I have over 100g of Cascade flowers harvested in April from my very backyard.

I thought I'd do an All Homegrown Cascade Pale Ale as an experiment to find the approximate bitterness, as well as flavour and aroma. 

I'm still very 'green' with recipe formulation, having only done a handfull of AG batches.

Here is the recipe...

Pale Ale (12L batch)
OG 1049 FG 1011
IBU 33 Balance 0.68

83% Simpsons Marris Otter
7% Weyermann Wheat
5% Weyermann Light Munich
5% Weyermann CaraMunich I

25g Cascade @ 60mins
20g Cascade @ 15mins
20g Cascade @ 0mins
(*note - I approximated the AA% of the homegrown hops to be 5%)

Mash 68deg for 90mins

US-05 yeast


Any thoughts would be appreciated.


----------



## fraser_john (5/7/10)

Homegrown hops have an unknown amount of bitterness as you indicate by making an experimental batch.

You can avoid this by doing a small comparison boil of known bitterness hops and a boil of your home grown hops. Boil both at the same time, in same sized pots, for the same period (20 minutes say in 1 litre of water each with 1gm of hops). You should be able to tell how close they are from that.

I did a Australian Old using home grown Pride Of Ringwood and did NOT do this and found that my home grown ones had significantly less bitterness than commercial ones, as such, the beer lacks hop bitterness and POR flavour.


----------



## bullsneck (5/7/10)

fraser_john said:


> You can avoid this by doing a small comparison boil of known bitterness hops and a boil of your home grown hops. Boil both at the same time, in same sized pots, for the same period (20 minutes say in 1 litre of water each with 1gm of hops). You should be able to tell how close they are from that.



Thanks for the tip.

Any comments on the malt bill?


----------



## under (5/7/10)

I thought you only use home grown hops as flavour/aroma additions because of the unknown AA%.


----------



## bullsneck (5/7/10)

under said:


> I thought you only use home grown hops as flavour/aroma additions because of the unknown AA%.



Yes, that's what I've done in the past.

I thought that I'd give it a go with a small batch.

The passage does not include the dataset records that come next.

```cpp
const UvTab* find_uv(const ShapeTabs* h, int w, int hh, int C) {
    if (!h) return nullptr;
    for (const auto& t : h->uv)
        if (t.w == w && t.h == hh && t.C == C) return &t;
    return nullptr;
}

bool dpt_fused_ln(const DptW& w, int f2, int udt) {
    const bool off = !(int)env_once("SKIMI_TRACK_LN_FUSED", 1);
    return !off && w.feature_only && w.out_ln != nullptr && w.out_ln->g != nullptr && w.out_ln->b != nullptr && f2 == 128 && udt == SKIMI_F32;
}

static int uv_missing() {
    set_error("uv table missing");
    return SKIMI_ERR_STATE;
}

void* run_dpt(Ctx& c, const DptW& w, float* const* sf, float* const* sg, int F, int P, int nsp, int ph, int pw, int C,
              int H, int W, float* pts, float* conf, int act_mode) {
    const int prec = w.proj[0].prec;
    const int adt = Ctx::act_dt(prec);
    const size_t es = Ctx::esz(adt);
    const int D = 2 * C, np = ph * pw, feat = w.features;
    const size_t mk = c.ar.mark();
    int hh[4] = {ph * 4, ph * 2, ph, (ph - 1) / 2 + 1};
    int ww[4] = {pw * 4, pw * 2, pw, (pw - 1) / 2 + 1};
// ... 73 lines not shown
                c.gemm(d);
            }
            {
                auto d = c.desc(w.rn[i].lin, t1, adt, w.oc[i], F * hh[i] * ww[i], rn[i], adt, feat);
                c.conv_geom(d, w.rn[i], F, hh[i], ww[i], hh[i], ww[i]);
                d.act = SKIMI_ACT_RELU;
                d.out_records = rn_rec[i];
                c.gemm(d);
            }
            c.ar.release(mk3);
        }
        c.ar.release(mk2);
    }
    void* prev = nullptr;
    char* prev_rec = nullptr;
    for (int r = 3; r >= 0; --r) {
        const FusionW& f = w.ref[r];
        const int h0 = hh[r], w0 = ww[r];
        const int M = F * h0 * w0;
        const size_t bytes = (size_t)M * feat * es;
        const bool recs = use_rec[r];
        auto conv_in = [&](const ConvW& cw, const void* in_f32, char* in_rec, void* out_f32, char* out_rec) {
            auto d = c.desc(cw.lin, in_f32, adt, feat, M, out_f32, adt, feat);
            c.conv_geom(d, cw, F, h0, w0, h0, w0);
            if (recs) d = Ctx::as_records(d, in_rec, rec_bytes(r) - 256);
            d.out_records = out_rec;
            return d;
        };
        void* cur;
        char* cur_rec = nullptr;
// ... 14 lines not shown
            cur = rn[r];
            cur_rec = rn_rec[r];
        }
        const bool u_recs = recs && takes_records(f.out_conv, nullptr, r);
        void* u = u_recs ? nullptr : c.ar.alloc(bytes);
        char* u_rec = u_recs ? (char*)c.ar.alloc(rec_bytes(r)) : nullptr;
        {
            auto d1 = conv_in(f.r2c1, cur, cur_rec, tmp, tmp_rec);
            d1.act = SKIMI_ACT_RELU;
            c.gemm(d1);
            auto d2 = conv_in(f.r2c2, tmp, tmp_rec, u, u_rec);
            d2.resid = cur; d2.ldr = feat; d2.resid_dtype = adt;
            c.gemm(d2);
        }
        const int h1 = r > 0 ? hh[r - 1] : 2 * h0, w1 = r > 0 ? ww[r - 1] : 2 * w0;
        void* olow = c.ar.alloc(bytes);
        {
            auto d = c.desc(f.out_conv, u, adt, feat, M, olow, adt, feat);
            if (u_recs) d = Ctx::as_records(d, u_rec, rec_bytes(r) - 256);
            c.gemm(d);
        }
        if (r == 0 && adt == SKIMI_F32 && w.oc1.lin.w_split != nullptr && feat % 32 == 0) {
            const size_t rec_bytes = (size_t)F * h1 * w1 * feat * 4;
            const size_t mk_rec = c.ar.mark();
            char* rec = (char*)c.ar.alloc(rec_bytes + 256);
            auto d = Ctx::as_records(c.desc(w.oc1.lin, nullptr, adt, feat, F * h1 * w1, rec, adt, w.feature_only ? feat : feat / 2), rec,
                                     rec_bytes);
            c.conv_geom(d, w.oc1, F, h1, w1, h1, w1);
            if (gemm_x3dma_eligible(&d)) {
                prev_rec = rec;
// ... 2 lines not shown
                                                     nullptr, nullptr, 1, rec + rec_bytes);
                });
                prev = nullptr;
                hh[r] = h1; ww[r] = w1;
                continue;
            }
            c.ar.release(mk_rec);
        }
        void* o = c.ar.alloc((size_t)F * h1 * w1 * feat * es);
        c.run([&] { return bilinear_ac_launch(olow, o, adt, F, h0, w0, h1, w1, feat, c.st); });
        prev = o;
        hh[r] = h1; ww[r] = w1;
    }
    const int h1 = hh[0], w1 = ww[0];
    const int f2 = w.feature_only ? feat : feat / 2;
    void* c1 = c.ar.alloc((size_t)F * h1 * w1 * f2 * es);
    if (prev_rec != nullptr) {
        auto d = Ctx::as_records(c.desc(w.oc1.lin, nullptr, adt, feat, F * h1 * w1, c1, adt, f2), prev_rec, (size_t)F * h1 * w1 * feat * 4);
        c.conv_geom(d, w.oc1, F, h1, w1, h1, w1);
        c.gemm(d);
    } else {
        auto d = c.desc(w.oc1.lin, prev, adt, feat, F * h1 * w1, c1, adt, f2);
        c.conv_geom(d, w.oc1, F, h1, w1, h1, w1);
        c.gemm(d);
    }
    const int Ho = ph * c.h->cfg.patch_size / w.down_ratio, Wo = pw * c.h->cfg.patch_size / w.down_ratio;
    const UvTab* uvt = w.pos_embed ? find_uv(c.tabs, Wo, Ho, f2) : nullptr;
    if (w.pos_embed && !uvt) c.run(uv_missing);
    const int no_direct = !(int)env_once("SKIMI_CONV_DIRECT", 1);
    const bool direct = !w.feature_only && w.oc2a_direct != nullptr && adt == SKIMI_F32 && !no_direct;
    void* c2 = nullptr;
    if (direct) {
// ... 44 lines not shown
```

### skiing_analysis_pytorch_amd/csrc/vggt_kernels.h

```cpp
#pragma once
#include "common.h"

namespace skimi {

int patch_gather_launch(const float* img, void* out, int out_dtype, int F, int H, int W, int p, int Kp,
                        hipStream_t st);
int special_tokens_launch(float* x, const float* table, int F, int S, int P, int n, int C, hipStream_t st);
int bilinear_ac_planes_launch(const float* in, unsigned short* out, int N, int h, int w, int H, int W, int C, hipStream_t st,
                              const float* tabx = nullptr, const float* taby = nullptr,
                              int slice_records = 0, void* zpage = nullptr);
int bilinear_ac_launch(const void* in, void* out, int dtype, int N, int h, int w, int H, int W, int C,
                       hipStream_t st, const float* tabx = nullptr, const float* taby = nullptr, int out_dtype = -1,
                       const float* ln_g = nullptr, const float* ln_b = nullptr, float ln_eps = 0.f);
int add_uv_pos_launch(void* x, int dtype, const float* tabx, const float* taby, int N, int H, int W, int C,
                      hipStream_t st);
int add_uv_pos_records_launch(const float* x, const float* tabx, const float* taby, int N, int H, int W, int C, void* rec,
                              hipStream_t st);
int dpt_fold_pack_launch(const float* wT, const float* bT, const float* wrn, int Ci, int Cm, int Co, int s, float* tmp, void* rec,
                         float* beta, hipStream_t st);
int adaln_launch(const float* xn, const float* x, const float* mod, float* out, long rows, int D, hipStream_t st);
int pose_update_launch(const float* delta, float* pred_pad, float* act_out, long rows, int first, hipStream_t st);
int dpt_out_launch(const void* in, int dtype, const float* W, const float* b, int n_out, float* pts, float* conf,
                   long npix, int mode, hipStream_t st);
int f32_to_bf16_launch(const float* in, void* out, long n, hipStream_t st);
int f32_to_f16_launch(const float* in, void* out, long n, hipStream_t st);
int permute_conv_launch(const float* in, float* out, int Co, int Ci, int kh, int kw, hipStream_t st, int slice_major = 0);
int permute_convT_launch(const float* in, float* out, int Ci, int Co, int s, hipStream_t st);
int pad_cols_launch(const float* in, float* out, long rows, int K, int Kp, hipStream_t st);
int tile_vec_launch(const float* in, float* out, int n, int reps, hipStream_t st);

struct BilinearTap {
    int i0, i1;
    float l0, l1;
};
// ... 24 lines not shown
```

### skiing_analysis_pytorch_amd/csrc/vggt_kernels.hip

```cpp
#include <algorithm>

#include "common.h"
#include "gemm_epilogue.h"
#include "vggt_kernels.h"

namespace skimi {

static inline int grid_for(long n, int per_block = 256, int cap = 8192) {
    return (int)std::max<long>(1, std::min<long>(cdiv(n, per_block), cap));
}
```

After all, if home brewers had always conformed to what's been done before... you can guess the rest.

As mentioned above, you can crudely test for an approximate AA% by making a hop tea of sorts.

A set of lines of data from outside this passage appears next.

struct CListDev {
  DevArr<CItem> items;
  DevArr<int> deps;
};
struct StagedDev {
  DevArr<int> pats, paired, probs;
// ... 87 lines not shown
  DevArr<T> piM, qM;
  DevArr<T> zarena;
  struct View { T* p = nullptr; } GJ, DJ, Abuf;
  int pi_owner = -1, qJ_owner = -1;
  DevArr<double> lp, out, sums, abi_sums, redbuf;
  DevArr<JLink<T>> links;
  double* h_abi = nullptr;
  double* h_abi_dev = nullptr;
  hipStream_t side[3] = {};
  hipEvent_t ev_fork[3] = {}, ev_join[3] = {};
  bool small_forked[2] = {false, false}, fork_recorded[2] = {false, false};
  DevArr<CoopCtl> coop_ctl;
  DevArr<unsigned> coop_flags[2];
  unsigned coop_epoch = 0;
  int coop_slot = 0;
  int cur_lane = 0;
  unsigned* h_abort = nullptr;
  unsigned* h_abort_dev = nullptr;
  bool coop_used = false;
  bool coop_alone = false;
  bool sums_pending = false;
  std::chrono::steady_clock::time_point sums_t0, sums_issued;
  int sums_len = 0;
  int pack_mode = 0;
  double pack_a = 0, pack_b = 0;
  double* pack_dst = nullptr;
  bool packed_in_eval = false;
  double reduce_flag = 0.0, reduce_flag_sum = 0.0;
  bool flag_pending = false;
  ncclComm_t comm = nullptr;
  int comm_rank = 0, comm_size = 1;
  bool time_kernels = true;
  mmhn_counters cnt{};
  std::vector<std::pair<hipEvent_t, hipEvent_t>> ev_pool;
  size_t ev_used = 0;
  std::vector<double> ev_bytes;
  std::vector<int> ev_slot;

  static long long zarena_elems(long long nJ, long long asize, int N) { return up4(3 * nJ * N * N) + up4(3 * nJ * N) + up4(asize); }
  static long long zclear_elems(const Batch& b, int N) { return zarena_elems((long long)b.dJ.size(), b.aclr, N); }

  Engine(int dev_id, int n_mut) : n(n_mut), N(n_mut + 1) {
    device = dev_id;
    cnt.comm_rank = -1;
    REQUIRE(n_mut >= 1 && n_mut < MAXN, "n_mut must be in [1, 31]");
    DevGuard guard(device);
    HIPCHECK(hipStreamCreateWithFlags(&stream, hipStreamNonBlocking));
    d_par.alloc(NPSET);
    HIPCHECK(hipHostMalloc(reinterpret_cast<void**>(&h_par), NPSET * sizeof(Params<T>), hipHostMallocDefault));
    HIPCHECK(hipHostGetDevicePointer(&h_par_dev, h_par, 0));
    static_assert(sizeof(Params<T>) % sizeof(uint4) == 0, "parameter block: whole 16-byte words");
    sums.alloc(2 * stride());
    size_t free_b = 0, total_b = 0;
    HIPCHECK(hipMemGetInfo(&free_b, &total_b));
    cfg.plan.ws_limit = (size_t)(0.7 * (double)free_b);
    hipDeviceProp_t prop;
    HIPCHECK(hipGetDeviceProperties(&prop, device));
    cfg.plan.n_cu = std::max(1, prop.multiProcessorCount);
    {
      std::vector<uint16_t> perm((size_t)(TB + 1) << TB, 0);
      std::vector<int> lvl((size_t)(TB + 1) * (TB + 2), 0);
      for (int t = 0; t <= TB; ++t) {
        int pos = 0;
        for (int l = 0; l <= t; ++l) {
          lvl[(size_t)t * (TB + 2) + l] = pos;
          for (uint32_t x = 0; x < (1u << t); ++x)
            if (popc(x) == l) perm[((size_t)t << TB) + pos++] = (uint16_t)x;
        }
        lvl[(size_t)t * (TB + 2) + t + 1] = pos;
      }
      d_perm.alloc(perm.size());
      d_lvl.alloc(lvl.size());
      HIPCHECK(hipMemcpy(d_perm.p, perm.data(), perm.size() * sizeof(uint16_t), hipMemcpyHostToDevice));
      HIPCHECK(hipMemcpy(d_lvl.p, lvl.data(), lvl.size() * sizeof(int), hipMemcpyHostToDevice));
    }
    raise_lds(wsolve_lds<T>(), &k_wsolve<T, false>, &k_wsolve<T, true>, &k_wsolve<T, false, WCfg<T>::NXT>, &k_wsolve<T, true, WCfg<T>::NXT>);
    raise_lds(wclass_lds<T>(), &k_wclass<T>);
    raise_lds(160 * 1024, &k_spatient2<T>, &k_spatient<T, 1024, 1>);
    raise_lds(150 * 1024,
              &k_csolve<T, false, false>, &k_csolve<T, true, false>, &k_csolve<T, false, true>, &k_csolve<T, true, true>,
              &k_csolve<T, false, false, 4>, &k_csolve<T, true, false, 4>,
              &k_psolve2<T, false, true>, &k_psolve2<T, true, true>, &k_psolve2<T, false, false>, &k_psolve2<T, true, false>,
              &k_tsolve<T, false, false>, &k_tsolve<T, true, false>, &k_tsolve<T, false, true>, &k_tsolve<T, true, true>,
              &k_kv<T, false, 1, false>, &k_kv<T, true, 1, false>, &k_kv<T, false, 1, true>, &k_kv<T, true, 1, true>,
              &k_sweep<T, false>, &k_sweep<T, true>, &k_diag<T>, &k_diag<T, 1024>,
              &k_prep<T, false>, &k_prep<T, true>, &k_prep<T, false, 1024>, &k_grad_rows<T, 1>, &k_grad_rows<T>,
              &k_pclass<T, false>, &k_pclass<T, true>, &k_class_marg<T>);
    coop_ctl.alloc(1);
    HIPCHECK(hipMemset(coop_ctl.p, 0, sizeof(CoopCtl)));
    HIPCHECK(hipHostMalloc(reinterpret_cast<void**>(&h_abort), 64, hipHostMallocDefault));
    HIPCHECK(hipHostGetDevicePointer(reinterpret_cast<void**>(&h_abort_dev), h_abort, 0));
    *h_abort = 0u;
    for (int i = 0; i < 3; ++i) {
      HIPCHECK(hipStreamCreateWithFlags(&side[i], hipStreamNonBlocking));
      HIPCHECK(hipEventCreateWithFlags(&ev_fork[i], hipEventDisableTiming));
      HIPCHECK(hipEventCreateWithFlags(&ev_join[i], hipEventDisableTiming));
    }
  }
  ~Engine() override {
    comm_destroy();
    for (auto& e : ev_pool) { (void)hipEventDestroy(e.first); (void)hipEventDestroy(e.second); }
    for (int i = 0; i < 3; ++i) {
      if (ev_join[i]) (void)hipEventDestroy(ev_join[i]);
      if (ev_fork[i]) (void)hipEventDestroy(ev_fork[i]);
      if (side[i]) (void)hipStreamDestroy(side[i]);
    }
    if (h_par) (void)hipHostFree(h_par);
    if (h_abi) (void)hipHostFree(h_abi);
    if (h_abort) (void)hipHostFree(h_abort);
    if (stream) (void)hipStreamDestroy(stream);
    stream = nullptr;
  }
  int stride() const { return 1 + N * N + 2 * N; }

  void build_params(const double* lt, const double* ldp, const double* ldm, bool upload = true) {
    REQUIRE(!sums_pending, "an evaluation begun with mmhn_cohort_sums_begin has not been collected (its parameter upload may still be in flight)");
    std::vector<double> eth((size_t)N * N), enp(N, 1.0), enm(N, 1.0);
    for (int e = 0; e < N * N; ++e) eth[e] = std::exp(lt[e]);
    if (ldp) for (int j = 0; j < N; ++j) enp[j] = std::exp(-ldp[j]);
// ... 67 lines not shown
#undef KV_ARGS
    HIPCHECK(hipGetLastError());
  }
  void collect_events() {
    for (size_t i = 0; i < ev_used; ++i) {
      float ms = 0;
      HIPCHECK(hipEventElapsedTime(&ms, ev_pool[i].first, ev_pool[i].second));
      mmhn_kernel_counter& c = cnt.kernel[ev_slot[i]];
      c.ms += ms;
      c.launches += 1;
      c.alg_bytes += ev_bytes[i];
    }
    ev_used = 0;
    ev_bytes.clear();
    ev_slot.clear();
  }

  void launch_diag(const Desc* descs, const int2* map, int ntiles, const T* p, T* outp, const T* dvec, int what,
                   int pbit = -1) {
    if (ntiles == 0) return;
    const size_t lds = DESC_PAD + ((size_t)4 * N * 64 + 256) * sizeof(T);
    if (ntiles >= 256)
      hipLaunchKernelGGL((k_diag<T, 1024>), dim3(ntiles), dim3(1024), lds, stream, descs, map, d_par.p, p, outp, dvec, what, N, pbit);
    else
      hipLaunchKernelGGL((k_diag<T>), dim3(ntiles), dim3(BLOCK), lds, stream, descs, map, d_par.p, p, outp, dvec,
                         what, N, pbit);
    HIPCHECK(hipGetLastError());
  }
  void launch_grad_rows(const Desc* descs, int nprob, int maxk, const T* A, const T* p, const T* q, T* G, int kind,
                        const DevArr<int2>& chunks, T* dj = nullptr, long long gstride = 0) {
    if (nprob == 0 || chunks.n == 0) return;
    (void)maxk;
    const int rows = N + (dj ? 1 : 0);
    if (chunks.n >= 1024) {
      const size_t lds1 = ((size_t)192 + 32) * sizeof(T);
      hipLaunchKernelGGL((k_grad_rows<T, 1>), dim3((unsigned)chunks.n, rows), dim3(64), lds1, stream,
                         descs, d_par.p, A, p, q, G, kind, dj, chunks.p, nprob, gstride);
      HIPCHECK(hipGetLastError());
      return;
    }
    const size_t lds = ((size_t)WAVES * 192 + WAVES * 32) * sizeof(T);
    hipLaunchKernelGGL((k_grad_rows<T>), dim3((unsigned)chunks.n, (rows + WAVES - 1) / WAVES), dim3(BLOCK), lds, stream,
                       descs, d_par.p, A, p, q, G, kind, dj, chunks.p, nprob, gstride);
    HIPCHECK(hipGetLastError());
  }
  void zero(T* p, long long count) {
    if (count > 0) HIPCHECK(hipMemsetAsync(p, 0, (size_t)count * sizeof(T), stream));
  }
  void poison_fill(T* p, long long count) {
    if (cfg.poison && count > 0) HIPCHECK(hipMemsetAsync(p, 0xFF, (size_t)count * sizeof(T), stream));
  }
  template <typename F>
  void timed(int slot, double alg_bytes, F&& launch) {
    if (!time_kernels) {
      launch();
      HIPCHECK(hipGetLastError());
      return;
    }
    if (ev_used == ev_pool.size()) {
      hipEvent_t a, b;
      HIPCHECK(hipEventCreate(&a));
      HIPCHECK(hipEventCreate(&b));
      ev_pool.push_back({a, b});
    }
    hipEvent_t e0 = ev_pool[ev_used].first, e1 = ev_pool[ev_used].second;
    ++ev_used;
    ev_bytes.push_back(alg_bytes);
    ev_slot.push_back(slot);
    HIPCHECK(hipEventRecord(e0, stream));
    launch();
    HIPCHECK(hipGetLastError());
    HIPCHECK(hipEventRecord(e1, stream));
  }

  size_t psolve2_lds(int maxk) const {
// ... 387 lines not shown
        HIPCHECK(hipGetLastError());
        if (pack_mode && &b == &batches.back()) {
          hipLaunchKernelGGL(k_reduce_parts_pack, dim3((st + BLOCK - 1) / BLOCK), dim3(BLOCK), 0, stream, redbuf.p, st, nelem, nchunk,
                             sums.p, pack_mode, N, pack_a, pack_b, pack_dst);
          packed_in_eval = true;
        } else {
          hipLaunchKernelGGL(k_reduce_parts, dim3(cols.x, 2), dim3(BLOCK), 0, stream, redbuf.p, st, nelem, nchunk, sums.p);
        }
        HIPCHECK(hipGetLastError());
      }
      if (host_out) {
        std::vector<double> tmp((size_t)npat * st);
        HIPCHECK(hipMemcpyAsync(tmp.data(), out.p, tmp.size() * sizeof(double), hipMemcpyDeviceToHost, stream));
        HIPCHECK(hipStreamSynchronize(stream));
        check_abort();
        for (int i = 0; i < npat; ++i)
          std::memcpy(host_out + (size_t)b.pats[i].row * st, tmp.data() + (size_t)i * st, st * sizeof(double));
      }
    }
    time_kernels = true;
    if (host_sums) {
      std::vector<double> hs(2 * st);
      HIPCHECK(hipMemcpyAsync(hs.data(), sums.p, hs.size() * sizeof(double), hipMemcpyDeviceToHost, stream));
      HIPCHECK(hipStreamSynchronize(stream));
      check_abort();
      std::memcpy(host_sums, hs.data(), hs.size() * sizeof(double));
      finish_eval(t0);
    }
  }
  void reset_counters() {
    const int r = cnt.comm_ranks, k = cnt.comm_rank;
    cnt = mmhn_counters{};
    cnt.comm_ranks = r; cnt.comm_rank = k;
  }
  void finish_eval(std::chrono::steady_clock::time_point t0) {
    collect_events();
    cnt.eval_ms += std::chrono::duration<double, std::milli>(std::chrono::steady_clock::now() - t0).count();
    cnt.evals += 1;
  }

  void cohort_sums_begin(const double* lt, const double* ldp, const double* ldm, bool grad, const double* w_combined = nullptr) {
    REQUIRE(!sums_pending, "mmhn_cohort_sums_begin: the previous evaluation has not been collected");
    sums_t0 = std::chrono::steady_clock::now();
    const int full = 4 + 2 * N * N + 3 * N;
    const int total = w_combined ? stride() : full;
    abi_sums.alloc(full);
    if (!h_abi) {
      HIPCHECK(hipHostMalloc(reinterpret_cast<void**>(&h_abi), (size_t)full * sizeof(double), hipHostMallocDefault));
      HIPCHECK(hipHostGetDevicePointer(reinterpret_cast<void**>(&h_abi_dev), h_abi, 0));
    }
    double* packed = (cfg.zero_copy && !comm) ? h_abi_dev : abi_sums.p;
    pack_mode = w_combined ? 2 : 1;
    pack_a = w_combined ? *w_combined : (double)n_em; pack_b = w_combined ? reduce_flag : (double)n_pat; pack_dst = packed;
    packed_in_eval = false;
    struct Unset { int& m; ~Unset() { m = 0; } } unset{pack_mode};
    evaluate(lt, ldp, ldm, grad, nullptr, nullptr);
    if (!packed_in_eval) {
      if (w_combined) hipLaunchKernelGGL(k_pack_wsums, dim3(2), dim3(256), 0, stream, sums.p, N, *w_combined, packed, reduce_flag);
      else hipLaunchKernelGGL(k_pack_sums, dim3(2), dim3(256), 0, stream, sums.p, N, n_em, (double)n_pat, packed);
      HIPCHECK(hipGetLastError());
    }
    const int moved = total + (w_combined ? 1 : 0);
    if (comm) RCCLCHECK(rccl().AllReduce(abi_sums.p, abi_sums.p, (size_t)moved, ncclFloat64, ncclSum, comm, stream));
    if (packed == abi_sums.p) HIPCHECK(hipMemcpyAsync(h_abi, abi_sums.p, moved * sizeof(double), hipMemcpyDeviceToHost, stream));
    flag_pending = w_combined != nullptr;
    reduce_flag = 0.0;
// ... 603 lines not shown
int mmhn_debug_stamps(mmhn_handle h, double* out16, int reset) {
  API_BEGIN
  GUARD(h);
  unsigned long long v[16];
  HIPCHECK(hipDeviceSynchronize());
  HIPCHECK(hipMemcpyFromSymbol(v, HIP_SYMBOL(g_stamps), sizeof(v)));
  for (int i = 0; i < 16; ++i) out16[i] = (double)v[i];
  if (reset) { std::memset(v, 0, sizeof(v)); HIPCHECK(hipMemcpyToSymbol(HIP_SYMBOL(g_stamps), v, sizeof(v))); }
  API_END
}
#endif
int mmhn_get_counters(mmhn_handle h, mmhn_counters* out) {
  API_BEGIN
  GUARD(h);
  REQUIRE(h && h->impl && out, "null pointer");
  if (h->dtype == MMHN_F64) *out = static_cast<Engine<double>*>(h->impl)->cnt;
  else *out = static_cast<Engine<float>*>(h->impl)->cnt;
  API_END
}
int mmhn_debug_lane_moves(mmhn_handle h, int transposed, int* out) {
  API_BEGIN
  GUARD(h);
  REQUIRE(out, "null pointer");
  DevArr<int> d;
  d.alloc(6 * 64);
  if (transposed) hipLaunchKernelGGL((k_lane_moves<true>), dim3(1), dim3(64), 0, h->impl->stream, d.p);
  else hipLaunchKernelGGL((k_lane_moves<false>), dim3(1), dim3(64), 0, h->impl->stream, d.p);
  HIPCHECK(hipGetLastError());
  HIPCHECK(hipMemcpyAsync(out, d.p, 6 * 64 * sizeof(int), hipMemcpyDeviceToHost, h->impl->stream));
  HIPCHECK(hipStreamSynchronize(h->impl->stream));
  API_END
}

What about the grain bill? Is it okay?


----------



## bullsneck (5/7/10)

What do you think of the wheat %? Too high?


----------



## under (5/7/10)

What grain do you currently have?


----------



## bullsneck (5/7/10)

None, but I'm heading back to Melb on Wednesday (in Albury now) and will pop into Grain and Grape on the way home.


----------



## under (5/7/10)

Well I would be keeping it simple. 

This would be the grain bill for a 21L batch. You would need to scale it for your batch size - 

Grain - 

3.6kg Base Malt (JW Trad Ale/BB Ale)
0.9kg Weyermann Vienna
230g Weyermann Carahell

Mash @ 66-67

Hops - 

28g Cascade 6.6% at 60 min.
14g Cascade 6.6% at 30 min.
7g Cascade 6.6% at 15 min.
7g Cascade 6.6% at 5 min.

You will need to try and get around 35-39 IBU
OG 1051
US05


----------